Go through the entries below from the first line and transcribe each one exactly, ending with the line that contains "Metric: 128x128 sprites/sec, VAE".

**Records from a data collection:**
####
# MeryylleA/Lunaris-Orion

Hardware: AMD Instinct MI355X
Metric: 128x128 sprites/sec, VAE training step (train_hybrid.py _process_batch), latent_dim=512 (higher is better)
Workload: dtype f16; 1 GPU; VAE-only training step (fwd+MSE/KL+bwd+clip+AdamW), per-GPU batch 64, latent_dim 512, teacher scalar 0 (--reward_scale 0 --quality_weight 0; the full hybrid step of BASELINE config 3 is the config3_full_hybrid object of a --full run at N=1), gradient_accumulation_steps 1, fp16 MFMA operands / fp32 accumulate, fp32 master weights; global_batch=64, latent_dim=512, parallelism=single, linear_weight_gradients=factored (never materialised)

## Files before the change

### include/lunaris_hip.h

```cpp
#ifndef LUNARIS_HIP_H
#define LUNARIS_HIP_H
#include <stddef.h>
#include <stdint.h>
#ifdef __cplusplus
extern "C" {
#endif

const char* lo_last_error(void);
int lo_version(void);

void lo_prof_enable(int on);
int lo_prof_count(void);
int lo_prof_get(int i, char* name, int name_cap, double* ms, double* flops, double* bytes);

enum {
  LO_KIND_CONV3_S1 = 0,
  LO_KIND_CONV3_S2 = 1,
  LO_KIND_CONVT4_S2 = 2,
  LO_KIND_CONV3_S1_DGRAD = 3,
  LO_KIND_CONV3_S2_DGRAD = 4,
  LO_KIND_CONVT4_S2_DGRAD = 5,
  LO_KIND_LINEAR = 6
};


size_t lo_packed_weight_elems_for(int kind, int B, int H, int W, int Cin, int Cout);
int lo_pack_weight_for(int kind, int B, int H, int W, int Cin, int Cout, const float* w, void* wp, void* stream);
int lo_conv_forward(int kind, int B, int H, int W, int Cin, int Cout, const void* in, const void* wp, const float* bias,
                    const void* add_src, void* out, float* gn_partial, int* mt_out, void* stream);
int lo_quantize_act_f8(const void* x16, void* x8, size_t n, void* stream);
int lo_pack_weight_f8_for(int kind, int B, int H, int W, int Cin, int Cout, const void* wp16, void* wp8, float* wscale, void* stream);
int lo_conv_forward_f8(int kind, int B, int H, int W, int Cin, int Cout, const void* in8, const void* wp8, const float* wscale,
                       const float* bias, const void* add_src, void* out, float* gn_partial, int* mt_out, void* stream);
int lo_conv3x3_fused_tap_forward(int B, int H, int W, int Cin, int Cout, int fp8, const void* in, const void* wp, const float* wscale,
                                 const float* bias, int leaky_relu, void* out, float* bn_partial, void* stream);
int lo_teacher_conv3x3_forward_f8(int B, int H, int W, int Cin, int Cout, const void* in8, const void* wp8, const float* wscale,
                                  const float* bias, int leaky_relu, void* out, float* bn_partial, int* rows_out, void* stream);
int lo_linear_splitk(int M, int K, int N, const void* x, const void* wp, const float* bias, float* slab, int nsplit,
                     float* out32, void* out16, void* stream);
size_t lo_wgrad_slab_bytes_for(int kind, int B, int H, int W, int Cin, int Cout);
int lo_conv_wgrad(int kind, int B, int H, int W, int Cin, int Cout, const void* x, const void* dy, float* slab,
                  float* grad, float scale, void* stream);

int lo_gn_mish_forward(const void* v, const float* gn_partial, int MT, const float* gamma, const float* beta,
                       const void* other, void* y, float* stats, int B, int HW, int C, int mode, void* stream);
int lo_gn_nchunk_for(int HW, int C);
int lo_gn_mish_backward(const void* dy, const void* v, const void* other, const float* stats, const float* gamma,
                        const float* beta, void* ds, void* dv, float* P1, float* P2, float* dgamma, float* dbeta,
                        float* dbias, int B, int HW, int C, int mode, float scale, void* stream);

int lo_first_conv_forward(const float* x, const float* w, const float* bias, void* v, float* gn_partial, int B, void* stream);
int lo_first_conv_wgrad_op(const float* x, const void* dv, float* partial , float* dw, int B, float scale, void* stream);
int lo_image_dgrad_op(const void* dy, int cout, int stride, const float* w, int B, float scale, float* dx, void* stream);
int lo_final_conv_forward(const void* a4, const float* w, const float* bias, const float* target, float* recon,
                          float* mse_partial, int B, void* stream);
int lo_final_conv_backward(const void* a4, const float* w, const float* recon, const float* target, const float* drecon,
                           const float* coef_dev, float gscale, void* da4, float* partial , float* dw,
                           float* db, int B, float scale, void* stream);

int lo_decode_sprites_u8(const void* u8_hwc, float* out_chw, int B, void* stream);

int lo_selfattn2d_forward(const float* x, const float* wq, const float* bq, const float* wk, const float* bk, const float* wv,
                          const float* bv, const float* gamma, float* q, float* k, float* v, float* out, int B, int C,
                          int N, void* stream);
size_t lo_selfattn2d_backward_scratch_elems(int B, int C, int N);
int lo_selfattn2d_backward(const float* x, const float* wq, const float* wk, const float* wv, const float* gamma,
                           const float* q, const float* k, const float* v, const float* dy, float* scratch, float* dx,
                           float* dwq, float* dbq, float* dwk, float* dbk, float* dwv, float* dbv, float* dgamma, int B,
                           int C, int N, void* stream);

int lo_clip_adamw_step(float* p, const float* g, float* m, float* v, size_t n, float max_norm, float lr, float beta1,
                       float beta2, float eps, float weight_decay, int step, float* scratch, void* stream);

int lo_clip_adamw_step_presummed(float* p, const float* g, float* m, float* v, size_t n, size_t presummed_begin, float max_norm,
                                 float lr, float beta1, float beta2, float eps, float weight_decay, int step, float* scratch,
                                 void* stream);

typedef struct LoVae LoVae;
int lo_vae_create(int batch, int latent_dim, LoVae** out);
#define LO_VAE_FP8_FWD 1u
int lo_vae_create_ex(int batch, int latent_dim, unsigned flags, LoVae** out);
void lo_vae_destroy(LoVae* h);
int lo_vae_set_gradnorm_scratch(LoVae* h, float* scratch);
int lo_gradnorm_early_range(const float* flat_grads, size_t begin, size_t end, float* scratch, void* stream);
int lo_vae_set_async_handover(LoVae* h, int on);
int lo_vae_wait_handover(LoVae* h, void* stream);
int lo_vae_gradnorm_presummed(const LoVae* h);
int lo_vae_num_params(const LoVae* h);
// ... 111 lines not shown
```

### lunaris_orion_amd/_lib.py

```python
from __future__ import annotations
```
####
**Expected answer:**
# MeryylleA/Lunaris-Orion

Hardware: AMD Instinct MI355X
Metric: 128x128 sprites/sec, VAE training step (train_hybrid.py _process_batch), latent_dim=512 (higher is better)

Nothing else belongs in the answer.